14. Krish - October 13, 2011

Hi Chris,

Thanks for being so helpful to all of us.

I want to check with you how logical / feasible it is for a person from pure process & quality consulting background aspiring to become a EA.

By process consulting i meant consulting on itil, cmmi, six sigma.. generic project mgmt, agile scrum etc.

Thanks in advance


15. balaaagi - February 18, 2012

Hi Chris,

I am currently a developer.i am almost 1.5 years of experience.
But i would like to become Enterprise architect in future.I guess i am very early to think about this role.But i just want to know about the roles,qualifications which leads to this role down the line in my career.

Could you please guide me in choosing the architect path after how many years of experience in development also the qualifications and certifications that are required.

16. Phan Wilkie - June 15, 2012

Hi Chris

Having read your blog and having worked along side a good EA in my organization I am aspired to become one one day.

My current profession is a senior business analyst for a financial services company and have been for the past 5 years. I come from IT support background so my previous roles were infrastructure, database and application support. Because of this, I have been exposed to variety of solutions (e.g. MS SQL, BizTalk, WCF, SSAS, MOSS -mostly MS solutions) and business processes, which has helped me become quite efficient at performing systems analysis activity and understand how they fit together within the enterprise context.

My only concern is that I will not be qualified to become an EA because I do not have any development experience in my working career.

Having said this I have studied programming in my university days so I have a good conceptual understanding of it and can talk to the developers using their language. I also have a strong relational database knowledge and the most recently acquired business intelligence.

I have only been working for 9 years so I try to keep myself educated in the realm of technology while strengthening my soft-skills such as interpersonal communication, leadership and project management skills.
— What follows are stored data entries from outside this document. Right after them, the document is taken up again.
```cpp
extern "C" int scn_wgrad_defer_flush(scn_stream_t stream) {
    SCN_REQUIRE(g_defer.on);
    g_defer.on = false;
    g_defer.group = false;
    if (g_step.open && g_step.hold) {
        g_step.units.insert(g_step.units.end(), g_defer.units.begin(), g_defer.units.end());
        g_step.jobs.insert(g_step.jobs.end(), g_defer.jobs.begin(), g_defer.jobs.end());
        g_step.blocks.insert(g_step.blocks.end(), g_defer.blocks.begin(), g_defer.blocks.end());
        g_defer.units.clear();
        g_defer.jobs.clear();
        g_defer.blocks.clear();
        return SCN_OK;
    }
    int rc = flush_units(stream);
    g_defer.units.clear();
    const size_t n = g_defer.jobs.size();
    for (size_t base = 0; rc == SCN_OK && base < n; base += WD_SUM_MANY) {
        SumJobs jobs;
        jobs.n = (int)(n - base < WD_SUM_MANY ? n - base : WD_SUM_MANY);
        jobs.block_start[0] = 0;
// ... 34 lines not shown
}

extern "C" int scn_wgrad_step_discard(void) {
    g_step.open = g_step.hold = false;
    g_step.clear();
    return SCN_OK;
}

extern "C" void scn_wgrad_group_counts(int64_t out[4], int reset) {
    for (int k = 0; k < 4; ++k) {
        if (out) out[k] = g_counts[k].load(std::memory_order_relaxed);
        if (reset) g_counts[k].store(0, std::memory_order_relaxed);
    }
}

extern "C" int scn_wgrad_rules(const float* X, int cin, const float* dY, int cout, const int32_t* in_rows,
                               const int32_t* out_rows, const int64_t* prefix_host, int n_off, float* dW, void* scratch,
                               int flags, scn_stream_t stream) {
    return wgrad_impl(X, cin, dY, cout, in_rows, out_rows, prefix_host, n_off, dW, nullptr, 0u, scratch, flags, stream);
}

extern "C" int scn_wgrad_rules_bf16(const uint16_t* X, int cin, const uint16_t* dY, int cout, const int32_t* in_rows,
                                    const int32_t* out_rows, const int64_t* prefix_host, int n_off, float* dW,
                                    void* scratch, int flags, scn_stream_t stream) {
    return wgrad_impl((const float*)X, cin, (const float*)dY, cout, in_rows, out_rows, prefix_host, n_off, dW, nullptr,
                      0u, scratch, flags, stream, true);
}

extern "C" int scn_wgrad_bias_rules(const float* X, int cin, const float* dY, int cout, const int32_t* in_rows,
                                    const int32_t* out_rows, const int64_t* prefix_host, int n_off, float* dW, float* db,
// ... 72 lines not shown
```

### sparse_rcnn_amd/csrc/scn_wgrad_unit.inc

```
{
    typedef typename Frag<TA>::type fa_t;
    typedef typename Frag<TB>::type fb_t;
    constexpr bool PACKED = HB && !EDGE;
    typedef typename RawFrag<TA, PACKED>::type ra_t;
    typedef typename RawFrag<TB, PACKED>::type rb_t;
    constexpr int ES = HB ? 2 : 4;
    constexpr int WI = 16 * TA, WJ = 16 * TB;
    constexpr int CBI = QUAD ? 2 * WI : WI, CBJ = QUAD ? 2 * WJ : WJ;
    constexpr int NACC = TA * TB;
    extern __shared__ __attribute__((aligned(16))) float red[];

    const int tid = threadIdx.x, lane = tid & 63;
    const int wave = __builtin_amdgcn_readfirstlane(tid >> 6);
#if WD_TIMELINE
    const long long wd_t0 = wall_clock64();
#endif
    const int i = lane & 15, kq = lane >> 4;
    const int ov = wd_offset_of(plan, unit, lane);
    const int prob = ov / plan.n_real;
    const int o = ov - prob * plan.n_real;
    const float* X = prob ? (const float*)more.X[prob] : X_0;
    const float* dY = prob ? (const float*)more.dY[prob] : dY_0;
    const int s_unit = unit - plan.unit_start[ov];
    const int bi = zb / plan.nbj, bj = zb % plan.nbj;
// ... 190 lines not shown
            for (int b = 0; b < TB; ++b)
#pragma unroll
                for (int j = 0; j < 4; ++j) mine[((a * TB + b) * 4 + j) * 64 + lane] = acc[a][b][j];
        __syncthreads();
#pragma unroll
        for (int jj = 0; jj < TA; ++jj) {
            const int p_own = wave * TA + jj;
            const int a_own = p_own >> 2, jx = p_own & 3;
            fb_t v;
#pragma unroll
            for (int b = 0; b < TB; ++b) {
                const float* src = red + ((a_own * TB + b) * 4 + jx) * 64 + lane;
                v[b] = ((src[0] + src[NACC * 4 * 64]) + src[2 * NACC * 4 * 64]) + src[3 * NACC * 4 * 64];
            }
            const int r = TA * (4 * kq + jx) + a_own;
            *(fb_t*)(slab + r * CBJ + TB * i) = v;
        }
    } else {
#pragma unroll
        for (int a = 0; a < TA; ++a)
#pragma unroll
            for (int j = 0; j < 4; ++j) {
                const int r = wi * WI + TA * (4 * kq + j) + a;
                fb_t v;
#pragma unroll
                for (int b = 0; b < TB; ++b) v[b] = acc[a][b][j];
                *(fb_t*)(slab + r * CBJ + wj * WJ + TB * i) = v;
            }
    }

    if (db_slabs != nullptr && ((db_mask >> o) & 1u) && bi == 0) {
#pragma unroll
        for (int t = 0; t < TB; ++t) {
            float v = dbacc[t];
            v += __shfl_xor(v, 16);
            v += __shfl_xor(v, 32);
            dbacc[t] = v;
        }
        if (!QUAD) {
            if (kq == 0) {
#pragma unroll
                for (int t = 0; t < TB; ++t) dbr[wave * 64 + TB * i + t] = dbacc[t];
// ... 25 lines not shown
```

Before: 28.57 million.

## Fold wgrad slab reduction into grouped launch via last-arriver atomic counters

In the grouped wgrad kernel, each workgroup writes its partial slab with write-through buffer stores, then bumps a per-(offset,tile) atomic counter. The last arriving workgroup sums all unit slabs and writes dW directly. The separate sum kernel then only zeroes dW for offsets with no rules. The aim is to drop most of the separate reduction pass and its launch or serialization cost, at the price of atomics, a vmcnt wait, and a serialized tail reduction done by a single workgroup per tile.

Result: slower. 25.74 million (-9.9%).

```diff
diff --git a/include/scn_mi355x.h b/include/scn_mi355x.h
--- a/include/scn_mi355x.h
+++ b/include/scn_mi355x.h
@@ -174,6 +174,7 @@
 int scn_wgrad_step_flush(scn_stream_t stream);
 int scn_wgrad_step_discard(void);
 void scn_wgrad_group_counts(int64_t out[4], int reset);
+int scn_wgrad_sum_in_launch_counts(int64_t out[4], int reset);
 int64_t scn_wgrad_scratch_bytes2(int cin, int cout, const int64_t* prefix_host, int n_off);
 int scn_wgrad_bias_rules2(const float* X0, const float* dY0, const float* X1, const float* dY1, int cin, int cout,
                           const int32_t* in_rows, const int32_t* out_rows, const int64_t* prefix_host, int n_off,
diff --git a/sparse_rcnn_amd/_lib.py b/sparse_rcnn_amd/_lib.py
--- a/sparse_rcnn_amd/_lib.py
+++ b/sparse_rcnn_amd/_lib.py
@@ -80,6 +80,7 @@
     "scn_wgrad_step_flush": (C.c_int, [p]),
     "scn_wgrad_step_discard": (C.c_int, []),
     "scn_wgrad_group_counts": (None, [C.POINTER(i64), i32]),
+    "scn_wgrad_sum_in_launch_counts": (C.c_int, [C.POINTER(i64), i32]),
     "scn_wgrad_bias_rules2": (C.c_int, [p, p, p, p, i32, i32, p, p, C.POINTER(i64), i32, p, p, C.c_uint32, p, i32, p]),
     "scn_wgrad_bias_rules2_bf16": (C.c_int, [p, p, p, p, i32, i32, p, p, C.POINTER(i64), i32, p, p, C.c_uint32, p, i32, p]),
     "scn_wgrad_scratch_bytes_n": (i64, [i32, i32, C.POINTER(i64), i32, i32]),
diff --git a/sparse_rcnn_amd/csrc/scn_common.h b/sparse_rcnn_amd/csrc/scn_common.h
--- a/sparse_rcnn_amd/csrc/scn_common.h
+++ b/sparse_rcnn_amd/csrc/scn_common.h
@@ -48,7 +48,7 @@
     SW_TS_SPLIT, SW_TS_SPLIT_MAX, SW_TS_NO_TAIL, SW_TS_W_HALF, SW_TS_W_BOTH, SW_TB_NB, SW_TB_KH, SW_TB_STREAM,
     SW_TB_NO_XORDER, SW_TS_STREAM, SW_TSS_NW, SW_EXEC_DEFER_SUMS, SW_PYRAMID_V1, SW_PYRAMID_ONE_STREAM, SW_WD_NO_T3,
     SW_WGRAD_BF16_MFMA, SW_WGRAD_SPLITS, SW_WD_NO_EVEC, SW_PYRAMID_NO_BRICKS, SW_CU_BUDGET, SW_EXP_A, SW_EXP_B, SW_TS_NO_CHAIN, SW_TS_PROG, SW_TB_NO_BINS,
-    SW_EXEC_GROUP_WGRAD, SW_EXEC_GROUP_STEP, SW_COUNT
+    SW_EXEC_GROUP_WGRAD, SW_EXEC_GROUP_STEP, SW_WGRAD_SUM_IN_LAUNCH, SW_COUNT
 };
 struct SwitchVal { bool set = false; long long i = 0; double f = 0.0; };
 SwitchVal sw(Switch s);
diff --git a/sparse_rcnn_amd/csrc/scn_debug.hip b/sparse_rcnn_amd/csrc/scn_debug.hip
--- a/sparse_rcnn_amd/csrc/scn_debug.hip
+++ b/sparse_rcnn_amd/csrc/scn_debug.hip
@@ -15,7 +15,7 @@
     {"SCN_WGRAD_SPLITS", {}},    {"SCN_WD_NO_EVEC", {}},    {"SCN_PYRAMID_NO_BRICKS", {}},            {"SCN_CU_BUDGET", {}},
     {"SCN_EXP_A", {}},           {"SCN_EXP_B", {}},         {"SCN_TS_NO_CHAIN", {}},
     {"SCN_TS_PROG", {}},         {"SCN_TB_NO_BINS", {}},    {"SCN_EXEC_GROUP_WGRAD", {}},
-    {"SCN_EXEC_GROUP_STEP", {}},
+    {"SCN_EXEC_GROUP_STEP", {}},   {"SCN_WGRAD_SUM_IN_LAUNCH", {}},
 };
 std::once_flag g_once;
 std::mutex g_mu;
diff --git a/sparse_rcnn_amd/csrc/scn_wgrad.hip b/sparse_rcnn_amd/csrc/scn_wgrad.hip
--- a/sparse_rcnn_amd/csrc/scn_wgrad.hip
+++ b/sparse_rcnn_amd/csrc/scn_wgrad.hip
@@ -81,6 +81,20 @@
     p_hi = plan.rule_start[ov + 1] - p_shift;
 }
 
+typedef unsigned u32x2 __attribute__((ext_vector_type(2)));
+typedef unsigned u32x4 __attribute__((ext_vector_type(4)));
+template <bool WT, int TB>
+__device__ __forceinline__ void wd_store(float* slab, int block_floats, int at, const typename Frag<TB>::type& v) {
+    if constexpr (WT) {
+        static_assert(TB == 2 || TB == 4, "write-through slab stores are 8 or 16 bytes per lane");
+        const __amdgpu_buffer_rsrc_t rs = __builtin_amdgcn_make_buffer_rsrc((void*)slab, 0, block_floats * 4, 0x00020000);
+        if constexpr (TB == 4) __builtin_amdgcn_raw_buffer_store_b128(__builtin_bit_cast(u32x4, v), rs, at * 4, 0, 16);
+        else __builtin_amdgcn_raw_buffer_store_b64(__builtin_bit_cast(u32x2, v), rs, at * 4, 0, 16);
+    } else {
+        *(typename Frag<TB>::type*)(slab + at) = v;
+    }
+}
+
 template <int TA, int TB, bool QUAD, bool EDGE, bool IDENT, bool HB = false>
 __global__ __launch_bounds__(256) void k_wgrad_direct(const float* __restrict__ X_0, int cin, const float* __restrict__ dY_0,
                                                       int cout, const int* __restrict__ in_rows,
@@ -89,6 +103,7 @@
                                                       float* __restrict__ db_slabs, unsigned db_mask, int cout_pad,
                                                       WdOps more) {
     const int unit = blockIdx.x, zb = blockIdx.z;
+    constexpr bool WT = false;
 #include "scn_wgrad_unit.inc"
 }
 
@@ -104,6 +119,7 @@
     unsigned db_mask;
     int unit_start[WG_MAXV + 1];
     long long prefix[WG_MAXR + 1];
+    int* ctr; float* dW; int G;
 };
 struct GroupJobs { int n; int block_start[WG_MAX_JOBS + 1]; GJob job[WG_MAX_JOBS]; };
 
@@ -139,6 +155,60 @@
 __device__ __forceinline__ int wg_start(const GroupJobs& g, int j) { return g.block_start[j]; }
 __device__ __forceinline__ const GJob& wg_job(const GroupTable& t, int j) { return *(const GJob*)(WG_CONST(GJob, t.job) + j); }
 __device__ __forceinline__ int wg_start(const GroupTable& t, int j) { return WG_CONST(int, t.block_start)[j]; }
+
+template <typename SRC> struct WgTable { static constexpr bool value = false; };
+template <> struct WgTable<GroupTable> { static constexpr bool value = true; };
+
+__device__ __forceinline__ void wg_sum_in_launch(const GJob& J, int unit, int zb) {
+    extern __shared__ __attribute__((aligned(16))) float wg_red[];
+    const int tid = threadIdx.x, lane = tid & 63;
+    asm volatile("s_waitcnt vmcnt(0)" ::: "memory");
+    __syncthreads();
+    const int ov = wd_offset_of(J, unit, lane);
+    const int u0 = J.unit_start[ov], nu = J.unit_start[ov + 1] - u0;
+    const int nblk = J.nbi * J.nbj;
+    if (nu > 1) {
+        if (tid == 0) {
+            typedef __attribute__((address_space(1))) int gint;
+            gint* ctr = (gint*)(J.ctr + ov * nblk + zb);
+            const int t = __hip_atomic_fetch_add(ctr, 1, __ATOMIC_RELAXED, __HIP_MEMORY_SCOPE_AGENT);
+            if (t == nu - 1) __hip_atomic_store(ctr, 0, __ATOMIC_RELAXED, __HIP_MEMORY_SCOPE_AGENT);
+            ((int*)wg_red)[0] = t;
+        }
+        __syncthreads();
+        if (__builtin_amdgcn_readfirstlane(((const int*)wg_red)[0]) != nu - 1) return;
+    }
+    __builtin_amdgcn_fence(__ATOMIC_ACQUIRE, "wavefront");
+    const int quad = (J.kind >> 6) & 1;
+    const int cbi = (16 * (J.kind & 7)) << quad, cbj = (16 * ((J.kind >> 3) & 7)) << quad;
+    const int cb = cbi * cbj;
+    const int bi = zb / J.nbj, bj = zb - bi * J.nbj;
+    const int G = J.G;
+    const int ustride = nblk * cb * 4;
+    const float* first = J.slabs + ((long long)u0 * nblk + zb) * cb;
+    const __amdgpu_buffer_rsrc_t rs = __builtin_amdgcn_make_buffer_rsrc((void*)first, 0, (nu - 1) * ustride + cb * 4, 0x00020000);
+    float* out = J.dW + ((long long)ov * J.cin + bi * cbi) * J.cout + bj * cbj;
+    for (int e = 4 * tid; e < cb; e += 1024) {
+        f32x4 sum = {0.f, 0.f, 0.f, 0.f};
+        for (int g = 0; g < G; ++g) {
+            f32x4 chain = {0.f, 0.f, 0.f, 0.f};
+            for (int s = g; s < nu; s += 4 * G) {
+                f32x4 p[4];
+#pragma unroll
+                for (int u = 0; u < 4; ++u) {
+                    const int su = s + u * G < nu ? s + u * G : s;
+                    p[u] = __builtin_bit_cast(f32x4, __builtin_amdgcn_raw_buffer_load_b128(rs, su * ustride + e * 4, 0, 16));
+                }
+#pragma unroll
+                for (int u = 0; u < 4; ++u)
+                    if (s + u * G < nu) chain += p[u];
+            }
+            if (g == 0) sum = chain; else sum += chain;
+        }
+        const int r = e / cbj, c = e - r * cbj;
+        if (bi * cbi + r < J.cin && bj * cbj + c < J.cout) *(f32x4*)(out + (long long)r * J.cout + c) = sum;
+    }
+}
 
 template <int VAR, typename SRC = GroupJobs>
 __global__ __launch_bounds__(256) __attribute__((amdgpu_waves_per_eu(VAR, VAR))) void k_wgrad_group(SRC g) {
@@ -158,7 +228,7 @@
     const GJob& more = J;
 #define WG_UNIT(TA_, TB_, Q_, I_) \
     constexpr int TA = TA_, TB = TB_;  \
-    constexpr bool QUAD = Q_, EDGE = false, IDENT = I_, HB = false;
+    constexpr bool QUAD = Q_, EDGE = false, IDENT = I_, HB = false, WT = WgTable<SRC>::value && TB_ != 3;
     if constexpr (VAR == 4) {
         switch (J.kind) {
         case WD_KIND(2, 2, false, false, false, false): {
@@ -225,6 +295,9 @@
         }
     }
 #undef WG_UNIT
+    if constexpr (WgTable<SRC>::value) {
+        if (J.ctr != nullptr) wg_sum_in_launch(J, unit, zb);
+    }
 }
 
 
@@ -403,6 +476,8 @@
     int unit_start[129];
     int n_off, n_real, cbi, cbj, nbi, nbj, cin, cout, cout_pad, main_blocks, G;
     unsigned db_mask;
+    int in_launch;
+    unsigned long long empty;
 };
 
 template <int V, typename A>
@@ -426,6 +501,18 @@
         if ((threadIdx.x & 63) == 0) w[threadIdx.x >> 6] = s;
         __syncthreads();
         if (threadIdx.x == 0) a.db[cidx] = (w[0] + w[1]) + (w[2] + w[3]);
+        return;
+    }
+    if (a.in_launch) {
+        const int gpo = cin * (cout / V), bpo = (gpo + 255) / 256;
+        const int k = block / bpo, eg = (block - k * bpo) * 256 + (int)threadIdx.x;
+        unsigned long long m = a.empty;
+        for (int q = 0; q < k; ++q) m &= m - 1;
+        const int o = __ffsll(m) - 1;
+        vec_t zero;
+#pragma unroll
+        for (int v = 0; v < V; ++v) zero[v] = 0.f;
+        if (eg < gpo) *(vec_t*)(a.dW + ((long long)o * gpo + eg) * V) = zero;
         return;
     }
     __shared__ __attribute__((aligned(16))) float part[256 * V];
@@ -593,9 +680,12 @@
     float* slabs; float* db_slabs;
     unsigned db_mask;
     WdOps more;
+    float* dW; int G;
+    int sum_job;
     int kind() const { return WD_KIND(ta, tb, quad, edge, ident, hb); }
     int units() const { return pl.unit_start[pl.n_off]; }
     int64_t workgroups() const { return (int64_t)units() * pl.nbi * pl.nbj; }
+    int64_t slab_bytes() const { return workgroups() * pl.cbi * pl.cbj * (int64_t)sizeof(float); }
     double wg_work() const { return (double)pl.per * pl.cbi * pl.cbj; }
     size_t lds() const { return (quad ? 4 * 64 : 4 * ta * tb * 4 * 64 + 4 * 64) * sizeof(float); }
 };
@@ -661,7 +751,10 @@
 
 struct TableRing {
     static constexpr int N = 4;
-    struct Slot { char* host = nullptr; char* dev = nullptr; size_t cap = 0; hipEvent_t ev = nullptr; bool busy = false; };
+    struct Slot {
+        char* host = nullptr; char* dev = nullptr; size_t cap = 0; hipEvent_t ev = nullptr; bool busy = false;
+        int* ctr = nullptr; size_t n_ctr = 0;
+    };
     std::mutex mu;
     Slot slot[N];
     int next = 0;
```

I know it will be a while yet before I will have the confidence to step into this prestige role. I would like to get opinion whether or not you think I am on the right track? Any other suggestions you can make will be highly appreciated.

17. SSP - April 8, 2013

Excellent article indeed Chris. I am not sure if you are following up on comments anymore as it had been quite sometime since your last comment now.
I have a query which if you could answer would be great. I understand you moved from Dev to Application Arch to Enterprise Architect. However isn’t IT/technology architecture a level tad below Solution Architecture. My understanding was you move from Technical Architecture where you are more concerned about application topology and integration, to Solution Architecture where your Domain knowledge plays a very vital role. e.g. Say you have Telecom domain knowledge and you focus more on designing effective Telecom specific solutions on top of Technical Architecture. one example can be setting up call plans for a Number. If something goes wrong in it, in telecom you would simply re-provision instead of correcting the plan and overwrite the setup. But if you were in Finance say – every half-done transaction(not database but business level) has to be corrected instead of simply overwriting.
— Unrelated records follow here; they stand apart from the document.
# chorowski-lab/pytorch-asr

Measured on AMD Instinct MI355X. Metric: CTC train-step frames/sec, higher is better.
Workload: dtype bf16; 1 GPU; WSJ mono-char CTC (egs/wsj/yamls/ctc.yaml shapes), DeepSpeech2 conv+4xBiLSTM-320 encoder + FSTDecoder, fwd+bwd+GradientClipping(clip 480000, skip 4.8e+06 = recipe x global_batch/16)+PolyakDecay+Adam, synthetic 40-dim x 1-channel x 1000-frame fbank; batch_per_gpu=768, global_batch=768, frames=1000, classes=49, parallelism=dp1, batch_norm=per-replica statistics, optimizer_steps=139, step_boundary=device: att_speech.fused_step (clip / skip decision + Adam, no read-back)

## Files before the change

include/asr_amd.h:

```cpp
#ifndef ASR_AMD_H
#define ASR_AMD_H

#include <stdint.h>

#ifdef __cplusplus
extern "C" {
#endif

enum {
    ASR_OK = 0,
    ASR_EINVAL = 1,
    ASR_EUNSUPPORTED = 2,
    ASR_ELAUNCH = 3
};

int asr_abi_version(void);

const char *asr_strerror(int code);

int64_t asr_lattice_fwbw_workspace_bytes(int T, int B, int C, int N);

int asr_lattice_fwbw_f32(const float *lp, int T, int B, int C,
                         const int32_t *lens,
                         const int32_t *src_in, const int32_t *il_in,
// ... 169 lines not shown
int64_t asr_conv7x7c32_workspace_bytes(void);
int asr_conv7x7c32_fwd_bf16(const void *x, const float *w, int B, int H, int W, int stride_h,
                            void *y, double *chan_sums, void *workspace, int64_t workspace_bytes,
                            void *stream);
int asr_conv7x7c32_bwd_data_bf16(const void *dy, const float *w, int B, int H, int W,
                                 int stride_h, void *dx, void *workspace,
                                 int64_t workspace_bytes, void *stream);
int asr_conv7x7c32_wgrad_bf16(const void *x, const void *dy, int B, int H, int W, int stride_h,
                              float *dw, void *workspace, int64_t workspace_bytes, void *stream);

int64_t asr_conv1_7x7s2_workspace_bytes(void);
int asr_conv1_7x7s2_fwd(const float *x, const float *w, int B, int T, int F, void *y,
                        double *chan_sums, void *workspace, int64_t workspace_bytes, void *stream);
int asr_conv1_7x7s2_wgrad(const float *x, const void *dy, int B, int T, int F, float *dw,
                          void *workspace, int64_t workspace_bytes, void *stream);

int64_t asr_conv1c_7x7s2_workspace_bytes(int cin);
int asr_conv1c_7x7s2_fwd(const float *x, const float *w, int B, int T, int F, int cin, void *y,
                         double *chan_sums, void *workspace, int64_t workspace_bytes, void *stream);
int asr_conv1c_7x7s2_wgrad(const float *x, const void *dy, int B, int T, int F, int cin,
                           float *dw, void *workspace, int64_t workspace_bytes, void *stream);

int asr_tcn_attention_step_f32(const float *eproj, const float *enc, const int32_t *enc_lens,
                               const float *filt, const float *glob, const float *w_score,
                               float b_score, float temperature,
                               const float *att_prev, const int32_t *parent,
                               int T, int B, int beam, int A, int Kf, int E,
                               float *att_new, float *context, void *stream);

int asr_tcn_attention_scan_fwd_f32(const float *eproj, const float *filt, const float *glob,
// ... 123 lines not shown
```

pytorch-asr_amd/att_speech/_native.py:

```python
import ctypes
import warnings
import os

import torch

_HERE = os.path.dirname(os.path.abspath(__file__))
LIB_PATH = os.environ.get(
    'ASR_AMD_LIB', os.path.join(os.path.dirname(_HERE), 'csrc', 'libasr_amd.so'))

ASR_OK, ASR_EINVAL, ASR_EUNSUPPORTED, ASR_ELAUNCH = 0, 1, 2, 3
ABI_VERSION = 24

_lib = None
EVENT_HOOK = None
_WARNED = {}

_vp, _i, _i64, _f = ctypes.c_void_p, ctypes.c_int, ctypes.c_int64, ctypes.c_float

_SIGNATURES = {
    'asr_abi_version': (ctypes.c_int, []),
    'asr_strerror': (ctypes.c_char_p, [_i]),
    'asr_lattice_fwbw_workspace_bytes': (_i64, [_i, _i, _i, _i]),
    'asr_lattice_fwbw_f32': (_i, [_vp, _i, _i, _i, _vp, _vp, _vp, _vp, _vp, _vp,
                                  _vp, _vp, _i, _i, _i, _i, _f, _vp, _vp, _vp,
# ... 9 lines not shown
    'asr_lattice_viterbi_workspace_bytes': (_i64, [_i, _i, _i]),
    'asr_lattice_forward_f32': (_i, [_vp, _i, _i, _i, _vp, _vp, _vp, _vp, _vp,
                                     _i, _i, _i, _f, _i, _vp, _vp, _vp, _i64,
                                     _vp]),
    'asr_log_softmax_fwd_f32': (_i, [_vp, _i64, _i, _vp, _vp]),
    'asr_log_softmax_bwd_f32': (_i, [_vp, _vp, _i64, _i, _vp, _vp]),
    'asr_sub_rowmax_f32': (_i, [_vp, _i, _i, _i, _vp, _vp, _vp, _vp, _vp]),
    'asr_argmax_rows_f32': (_i, [_vp, _i64, _i, _vp, _vp]),
    'asr_conv7x7c32_workspace_bytes': (_i64, []),
    'asr_conv7x7c32_fwd_bf16': (_i, [_vp, _vp, _i, _i, _i, _i, _vp, _vp, _vp, _i64, _vp]),
    'asr_conv7x7c32_bwd_data_bf16': (_i, [_vp, _vp, _i, _i, _i, _i, _vp, _vp, _i64, _vp]),
    'asr_conv7x7c32_wgrad_bf16': (_i, [_vp, _vp, _i, _i, _i, _i, _vp, _vp, _i64, _vp]),
    'asr_conv1_7x7s2_workspace_bytes': (_i64, []),
    'asr_conv1_7x7s2_fwd': (_i, [_vp, _vp, _i, _i, _i, _vp, _vp, _vp, _i64, _vp]),
    'asr_conv1_7x7s2_wgrad': (_i, [_vp, _vp, _i, _i, _i, _vp, _vp, _i64, _vp]),
    'asr_conv1c_7x7s2_workspace_bytes': (_i64, [_i]),
    'asr_conv1c_7x7s2_fwd': (_i, [_vp, _vp, _i, _i, _i, _i, _vp, _vp, _vp, _i64, _vp]),
    'asr_conv1c_7x7s2_wgrad': (_i, [_vp, _vp, _i, _i, _i, _i, _vp, _vp, _i64, _vp]),
    'asr_log_softmax_shift_fwd_f32': (_i, [_vp, _i, _i, _i, _vp, _vp, _vp, _vp, _vp]),
    'asr_log_softmax_shift_bwd_f32': (_i, [_vp, _vp, _vp, _i64, _i, _vp, _vp]),
    'asr_sum_leading_f32': (_i, [_vp, _i, _i64, _vp, _vp]),
    'asr_adam_chunk_elems': (_i, []),
    'asr_grad_sumsq_partials_f32': (_i, [_vp, _i64, _vp, _i, _vp]),
    'asr_adam_clip_step_f32': (_i, [_vp, _i, _vp, _vp, _vp, _vp, _i, _vp, _f, _f, _f, _f, _f, _f, _f,
                                    _vp, _vp, _vp, _vp]),
    'asr_adam_clip_step_ex_f32': (_i, [_vp, _i, _vp, _vp, _vp, _vp, _i, _vp, _f, _f, _f, _f, _f, _f, _f,
                                       _vp, _vp, _vp, _vp, _vp]),
    'asr_nonfinite_flag_f32': (_i, [_vp, _i, _vp, _vp]),
    'asr_noise_chunk_elems': (_i, []),
    'asr_gaussian_noise_f32': (_i, [_vp, _i, ctypes.c_uint64, ctypes.c_uint32, ctypes.c_uint64, _i, _i, _vp]),
# ... 1120 lines not shown
    if cin == 1:
        nbytes = L.asr_conv1_7x7s2_workspace_bytes()
        ws = torch.empty(nbytes, dtype=torch.uint8, device=x.device)
        check(L.asr_conv1_7x7s2_wgrad(_p(x), _p(dy), B, T, F, _p(dw), _p(ws), nbytes, _stream()),
              'asr_conv1_7x7s2_wgrad')
    else:
        nbytes = L.asr_conv1c_7x7s2_workspace_bytes(cin)
        if nbytes < 0:
            raise NotImplementedError('conv1_wgrad: %d input channels' % cin)
        ws = torch.empty(nbytes, dtype=torch.uint8, device=x.device)
        check(L.asr_conv1c_7x7s2_wgrad(_p(x), _p(dy), B, T, F, cin, _p(dw), _p(ws), nbytes, _stream()),
              'asr_conv1c_7x7s2_wgrad')
    return dw


def split_bf16(x, hi=None, lo=None):
    x = _dev(x, torch.float32, 'x')
    if hi is None:
        hi = torch.empty(x.shape, dtype=torch.bfloat16, device=x.device)
        lo = torch.empty(x.shape, dtype=torch.bfloat16, device=x.device)
        rows, cols, ldx, ldh, ldl = 1, x.numel(), x.numel(), x.numel(), x.numel()
    else:
        if x.dim() != 2 or hi.shape != x.shape or lo.shape != x.shape or x.stride(1) != 1 \
                or hi.stride(1) != 1 or lo.stride(1) != 1 or hi.dtype != torch.bfloat16 or lo.dtype != torch.bfloat16:
            raise ValueError('split_bf16: x, hi, lo must be [rows, cols] with a dense last dimension')
        rows, cols = x.shape
        ldx, ldh, ldl = x.stride(0), hi.stride(0), lo.stride(0)
    check(lib().asr_split_bf16_f32(_p(x), rows, cols, ldx, _p(hi), ldh, _p(lo), ldl, _stream()),
          'asr_split_bf16_f32')
    return hi, lo
# ... 65 lines not shown
```

pytorch-asr_amd/att_speech/modules/encoders/deep_speech_2.py:

```python
import warnings
from collections import OrderedDict

import torch
from torch import nn
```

Please correct me if I am wrong in my understanding

18. nedians2000 - July 23, 2013

Hi Chris,
Great Article !!

I myself a Senior Developer/Consultant with expertise on Microsoft Technologies specially SharePoint/.Net., I have same ambition and questions in mind as other stated above which is how can I become a successful EA.

I currently have 5 years of experience, mainly technical including Application development, Product Expertise(SharePoint), Databases, Consultation..etc

One thing to add is I don’t have much technical team lead exposure so far.

I have abilities and interests to understand the business domain as well.

Can you/experts please suggest what should I do and what roles I should go for moving forward to reach to an EA.

Also what’s the ideal role after being an experienced EA. Would it be CTO or CIO ? or any other you think.

Your Suggestions will be highly appreciated !!